Required work.
Below are lines of data, and only some are wanted. Please repeat exactly those from the line that has "DevBuf bits, wprefix;" through the line that has "const int64_t *d_cells, const".

Saved entries.
-- -- --

struct GeoRun {
    const float *dem = nullptr, *filled = nullptr;
    double *out = nullptr;
    uint32_t *dist = nullptr;
    int64_t H = 0, W = 0;
    double sh = 0, dg = 0;
    int fixed_top = 0, fixed_bot = 0;
    bool allow_partial = false;
    double seed_add = 0;
    bool partial = false;
    StageHook *tail_hook = nullptr;
    uint8_t *d8_out = nullptr;
    unsigned int *d8_nodir = nullptr;
    bool d8_done = false;
    FillHandover *handover = nullptr;
    struct Impl;
    Impl *impl;
    GeoRun();
    ~GeoRun();
    GeoRun(const GeoRun &) = delete;
    GeoRun &operator=(const GeoRun &) = delete;
    int begin(hipStream_t s, bool *applicable, bool *active);
    int batch(hipStream_t s, bool *active);
    int halo_changed(int side, hipStream_t s);
    int end(hipStream_t s, bool *ok, FillStats *st);
    int launch_rounds(hipStream_t s, int nb);
};
struct D8Sink {
    uint8_t *flowdir = nullptr;
    unsigned int *nodir = nullptr;
    bool done = false;
};
int fill_noflat_geodesic_dev(const float *d_dem, const float *d_filled, double *d_out, int64_t H, int64_t W, double sh, double dg, double seed_add,
                             hipStream_t s, FillStats *st, bool *partial, StageHook *tail_hook = nullptr, D8Sink *d8 = nullptr, FillHandover *ho = nullptr);
int noflat_verify_dev(const float *d_dem, const double *d_out, int64_t H, int64_t W, double sh, double dg, hipStream_t s, bool *ok, int fixed_top = 0,
                      int fixed_bot = 0);
int fill_noflat_dev(const float *d_dem, double *d_out, int64_t H, int64_t W, double sh, double dg, hipStream_t s,
                    FillStats *st = nullptr, const float *d_filled = nullptr, StageHook *tail_hook = nullptr, D8Sink *d8 = nullptr,
                    FillHandover *ho = nullptr);
int short_diag_dev(const float *d_dem, int64_t n, double *sh, double *dg, hipStream_t s);
int depths_dev(const float *d_filled, const float *d_dem, float *d_out, int64_t n, hipStream_t s);
int d8_dev(const double *d_z, uint8_t *d_out, int64_t H, int64_t W, int edges_outward, hipStream_t s, int64_t row_off = 0,
           int64_t Hg = 0, unsigned int *d_interior_nodir = nullptr);
void short_diag_from_minmax(float mn, float mx, bool has_nan, double *sh, double *dg);
int minmax_dev(const float *d_x, int64_t n, float *mn, float *mx, int *has_nan, hipStream_t s);
int row_update_dev(void *d_dst, const void *d_src, int64_t nbytes, int *changed, hipStream_t s);
int copy_bandwidth_dev(size_t bytes, int reps, double *gbs, hipStream_t s);
int read_bandwidth_dev(size_t bytes, int reps, double *gbs, hipStream_t s);
int row_update_async(void *d_dst, const void *d_src, int64_t nbytes, int *d_changed, hipStream_t s);
int trace_downstream_dev(const uint8_t *d_fd, const int32_t *d_lab, int64_t H, int64_t W, const int64_t *d_cells, int64_t n, int use_bg,
                         int32_t bg, int32_t *d_label, int32_t *d_found, int64_t *d_len, const int64_t *d_offsets, int64_t *d_out_cells,
                         hipStream_t s);
int comm_unique_id(void *id128);
int comm_available();
int comm_create(void **comm, const void *id128, int rank, int nranks);
void comm_destroy(void *comm);
int comm_exchange_rows(void *comm, int rank, int nranks, const void *first_row, const void *last_row, void *stage, size_t rowbytes,
                       hipStream_t s);
int comm_allreduce_max(void *comm, double *d_value, hipStream_t s);
struct PourCandDev {
    uint16_t *mask0 = nullptr;
    uint2 *list = nullptr;
    uint32_t *tile_cnt = nullptr;
    unsigned long long *tile_key0 = nullptr;
    uint32_t *flags = nullptr;
    int components = 0;
    unsigned long long *key = nullptr;
    uint32_t nlab = 0;
};
constexpr uint32_t POUR_TILE_CAP = 512;
struct PourLink {
    PourCandDev dev;
    hipEvent_t ev = nullptr;
    void (*notify)(void *, int) = nullptr;
    int (*wait)(void *) = nullptr;
    void *arg = nullptr;
    bool consumed = false;
};
struct AccumKeep {
    DevBuf nodes;
    size_t o[9] = {};
    int64_t H = 0, W = 0;
    int fixed_top = 0, fixed_bot = 0;
    bool valid = false;
};
int accum_dev(const uint8_t *d_fd, double *d_out, int64_t H, int64_t W, hipStream_t s, int fixed_top = 0, int fixed_bot = 0, int halo_zero = 0,
              int32_t *d_exit_map = nullptr, PourLink *pour = nullptr, AccumKeep *keep = nullptr);
int accum_band_delta_dev(const uint8_t *d_fd, double *d_out, int64_t H, int64_t W, hipStream_t s, int fixed_top, int fixed_bot, AccumKeep *keep, bool *done);
int ccl8_f32_dev(const float *d_data, int32_t *d_labels, int32_t *d_tmp, int64_t H, int64_t W, int64_t *nlabels,
                 hipStream_t s, DevBuf *stats_out = nullptr);
int label_emit_stats_dev(const int32_t *d_parent, const unsigned long long *d_rootbits, const uint32_t *d_wordprefix, const float *d_data,
                         int32_t *d_labels, int64_t H, int64_t W, int64_t nlab, mhip_stat_record *d_rec, hipStream_t s);
int ccl8_u8_dev(const uint8_t *d_data, int32_t *d_labels, int32_t *d_tmp, int64_t H, int64_t W, int64_t *nlabels,
                hipStream_t s);
struct CclKeep {
    DevBuf bits, wprefix;
    int64_t H = 0, W = 0, nlocal = 0;
    bool valid = false;
};
int ccl8_f32_begin_dev(const float *d_data, int32_t *d_labels, int32_t *d_tmp, int64_t H, int64_t W, int64_t *nlabels, hipStream_t s, CclKeep *keep);
int ccl_emit_rows_dev(const int32_t *d_parent, const unsigned long long *d_rootbits, const uint32_t *d_wordprefix, int32_t *d_labels, int64_t base,
                      int64_t count, hipStream_t s);
int label_emit_sparse_dev(const int32_t *d_parent, const unsigned long long *d_rootbits, const uint32_t *d_wordprefix, const float *d_data,
                          int32_t *d_labels, int64_t H, int64_t W, int ht, int64_t H_owned, int64_t nlocal, int32_t offset,
                          const int32_t *d_dropped, const int32_t *d_target, int32_t ndropped, int64_t nlab_global, mhip_stat_record *d_rec,
                          hipStream_t s);
int relabel_lut_dev(int32_t *d_labels, const int32_t *d_lut, int64_t nlab, int64_t n, hipStream_t s);
int relabel_range_dev(int32_t *d_labels, int64_t n, int32_t lo, int32_t hi, const int32_t *d_lut, const int32_t *d_fid, const int32_t *d_fnew, int32_t nf,
                      hipStream_t s);
int band_trace_dev(const uint8_t *d_fd, const int32_t *d_lab, int64_t Hl, int64_t W, int64_t row_lo, int64_t own0, int64_t own1, int64_t Hg,
                   const int64_t *d_cells, const int32_t *d_src, int64_t n, int use_bg, int32_t bg, int32_t *d_label, int32_t *d_status,
                   int32_t *d_src_out, int64_t *d_exit, int64_t *d_len, const int64_t *d_offsets, int64_t *d_out_cells, hipStream_t s);
int relabel_sparse_dev(int32_t *d_labels, int64_t n, int64_t nlocal, int32_t offset, const int32_t *d_dropped, const int32_t *d_target,
                       int32_t ndropped, hipStream_t s);
int keep_mask_dev(const int32_t *d_labels, const uint8_t *d_keep, int64_t nlab, int64_t n, uint8_t *d_mask,
                  hipStream_t s);
int label_stats_dev(const float *d_data, const int32_t *d_labels, int64_t n, int64_t nlab, mhip_stat_record *d_rec,
                    hipStream_t s, int64_t W = 0, bool components = false);
int label_stats64_dev(const double *d_data, const int32_t *d_labels, int64_t n, int64_t nlab, mhip_stat_record *d_rec, hipStream_t s);
int label_stats_zero_sign_dev(const float *d_data, const int32_t *d_labels, int64_t n, int64_t nlab, mhip_stat_record *d_rec, hipStream_t s);
int label_stats_zero_sign_dev(const double *d_data, const int32_t *d_labels, int64_t n, int64_t nlab, mhip_stat_record *d_rec, hipStream_t s);
int label_arg_dev(const double *d_data, const int32_t *d_labels, int64_t H, int64_t W, int64_t nlab, bool is_max,
                  mhip_index_record *d_rec, hipStream_t s, bool components = false);
int label_count_dev(const int32_t *d_labels, int64_t n, int64_t nlab, int64_t *d_counts, hipStream_t s, int64_t W = 0);
int label_max_dev(const int32_t *d_labels, int64_t n, int32_t *out_max, hipStream_t s);
constexpr int64_t HYPS_MAX_BINS = (int64_t)1 << 30;
int hyps_layout_dev(const double *d_dmax, int64_t stride, int64_t nlab, double res, int64_t *d_offsets, int64_t *total, hipStream_t s);
int hyps_table_dev(const float *d_data, const int32_t *d_labels, int64_t n, int64_t W, int64_t nlab, double res, const int64_t *d_offsets,
                   int64_t total, uint32_t *d_counts, double *d_sums, int64_t *lds_spills, hipStream_t s, hipEvent_t ev0 = nullptr,
                   hipEvent_t ev1 = nullptr);
int hyps_levels_dev(int64_t nlab, const int64_t *d_offsets, const uint32_t *d_counts, const double *d_sums, const double *d_dmax, int64_t stride,
                    const double *d_q, mhip_final_record *d_rec, hipStream_t s);
int final_depths_dev(const float *d_data, const int32_t *d_labels, int64_t n, int64_t W, int64_t nlab, mhip_final_record *d_rec, float *d_out,
                     hipStream_t s, hipEvent_t ev0 = nullptr, hipEvent_t ev1 = nullptr);
bool wet_at_events_ok(int64_t K, const float *values);
int wet_at_dev(const float *d_data, const int32_t *d_labels, int64_t n, int64_t W, int64_t nlab, int K, const double *d_drawdown, int64_t stride,
               const float *values, float *d_out, int64_t *d_wet, int64_t wet_stride, hipStream_t s, hipEvent_t ev0 = nullptr,
               hipEvent_t ev1 = nullptr);
bool flow_distance_scale_ok(double scale);
int flow_distance_dev(const uint8_t *d_fd, const int32_t *d_lab, int64_t H, int64_t W, double scale, int64_t nlab, float *d_out, mhip_index_record *d_rec,
                      int64_t *unresolved, hipStream_t s);
int burn_check(int64_t nseg, const mhip_burn_segment *segs, int64_t nline, const mhip_burn_line *lines, const mhip_burn_result *results);
int burn_lines_dev(float *d_dem, int64_t H, int64_t W, int64_t nseg, const mhip_burn_segment *segs, int64_t nline, const mhip_burn_line *lines,
                   double nodata, mhip_burn_result *results, hipStream_t s);
int zones_check(int64_t H, int64_t W, int64_t nvert, const double *xy, int64_t nring, const int64_t *ring_offsets, const int32_t *ring_zone,
                int64_t nzone, int grow);
int zones_rasterize_dev(int32_t *d_out, int64_t H, int64_t W, int64_t nvert, const double *xy, int64_t nring, const int64_t *ring_offsets,
                        const int32_t *ring_zone, int64_t nzone, int grow, hipStream_t s);
int zone_stats_dev(const float *d_data, const int32_t *d_zones, int64_t n, int64_t W, int64_t nzone, mhip_zone_record *d_rec, hipStream_t s);
int polygonize_check(int64_t H, int64_t W);
int polygons_fetch_dev(const mhip_polygons *p, int32_t *xy, int64_t *ring_offsets, int32_t *ring_label);
int polygonize_dev(const int32_t *d_lab, int64_t H, int64_t W, DevBuf &d_xy, DevBuf &d_off, DevBuf &d_rl, int64_t *nring, int64_t *nvert, hipStream_t s);
int flowpaths_check(int64_t H, int64_t W, double threshold);
int flowpaths_dev(const uint8_t *d_fd, const double *d_acc, const int32_t *d_lab, int64_t H, int64_t W, double threshold, mhip_flowpaths *p, hipStream_t s);
int flowpaths_fetch_dev(const mhip_flowpaths *p, int32_t *xy, int64_t *reach_offsets, mhip_reach_record *records);
int watersheds_dev(const uint8_t *d_fd, int32_t *d_labels, int64_t H, int64_t W, int32_t unassigned, hipStream_t s,
                   bool band_mode = false, const unsigned int *d_known_interior_nodir = nullptr, const int32_t *d_src = nullptr, PourLink *pour = nullptr);
int pour_finish_dev(unsigned long long *d_key, const unsigned long long *d_tile_key0, int64_t ntiles, int64_t nlab, int64_t W, mhip_index_record *d_rec,
                    hipStream_t s);
int band_pseudo_labels_dev(int32_t *d_ws, int64_t H, int64_t W, int top, int bottom, hipStream_t s);
int negative_lut_dev(int32_t *d_lab, int64_t n, const int32_t *d_lut, int64_t nlut, hipStream_t s);
constexpr int32_t BAND_ROOT = 1, BAND_ROOTLESS = 0x7fffffff;
int band_root_labels_dev(int32_t *d_out, int64_t H, int64_t W, int64_t row_off, int64_t Hg, hipStream_t s);
int band_hide_rootless_dev(const int32_t *d_lab, const int32_t *d_rooted, int32_t *d_out, int64_t n, hipStream_t s);
int band_show_rootless_dev(int32_t *d_ws, const int32_t *d_lab, int64_t n, hipStream_t s);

-- -- --

Your response.
    DevBuf bits, wprefix;
    int64_t H = 0, W = 0, nlocal = 0;
    bool valid = false;
};
int ccl8_f32_begin_dev(const float *d_data, int32_t *d_labels, int32_t *d_tmp, int64_t H, int64_t W, int64_t *nlabels, hipStream_t s, CclKeep *keep);
int ccl_emit_rows_dev(const int32_t *d_parent, const unsigned long long *d_rootbits, const uint32_t *d_wordprefix, int32_t *d_labels, int64_t base,
                      int64_t count, hipStream_t s);
int label_emit_sparse_dev(const int32_t *d_parent, const unsigned long long *d_rootbits, const uint32_t *d_wordprefix, const float *d_data,
                          int32_t *d_labels, int64_t H, int64_t W, int ht, int64_t H_owned, int64_t nlocal, int32_t offset,
                          const int32_t *d_dropped, const int32_t *d_target, int32_t ndropped, int64_t nlab_global, mhip_stat_record *d_rec,
                          hipStream_t s);
int relabel_lut_dev(int32_t *d_labels, const int32_t *d_lut, int64_t nlab, int64_t n, hipStream_t s);
int relabel_range_dev(int32_t *d_labels, int64_t n, int32_t lo, int32_t hi, const int32_t *d_lut, const int32_t *d_fid, const int32_t *d_fnew, int32_t nf,
                      hipStream_t s);
int band_trace_dev(const uint8_t *d_fd, const int32_t *d_lab, int64_t Hl, int64_t W, int64_t row_lo, int64_t own0, int64_t own1, int64_t Hg,
                   const int64_t *d_cells, const int32_t *d_src, int64_t n, int use_bg, int32_t bg, int32_t *d_label, int32_t *d_status,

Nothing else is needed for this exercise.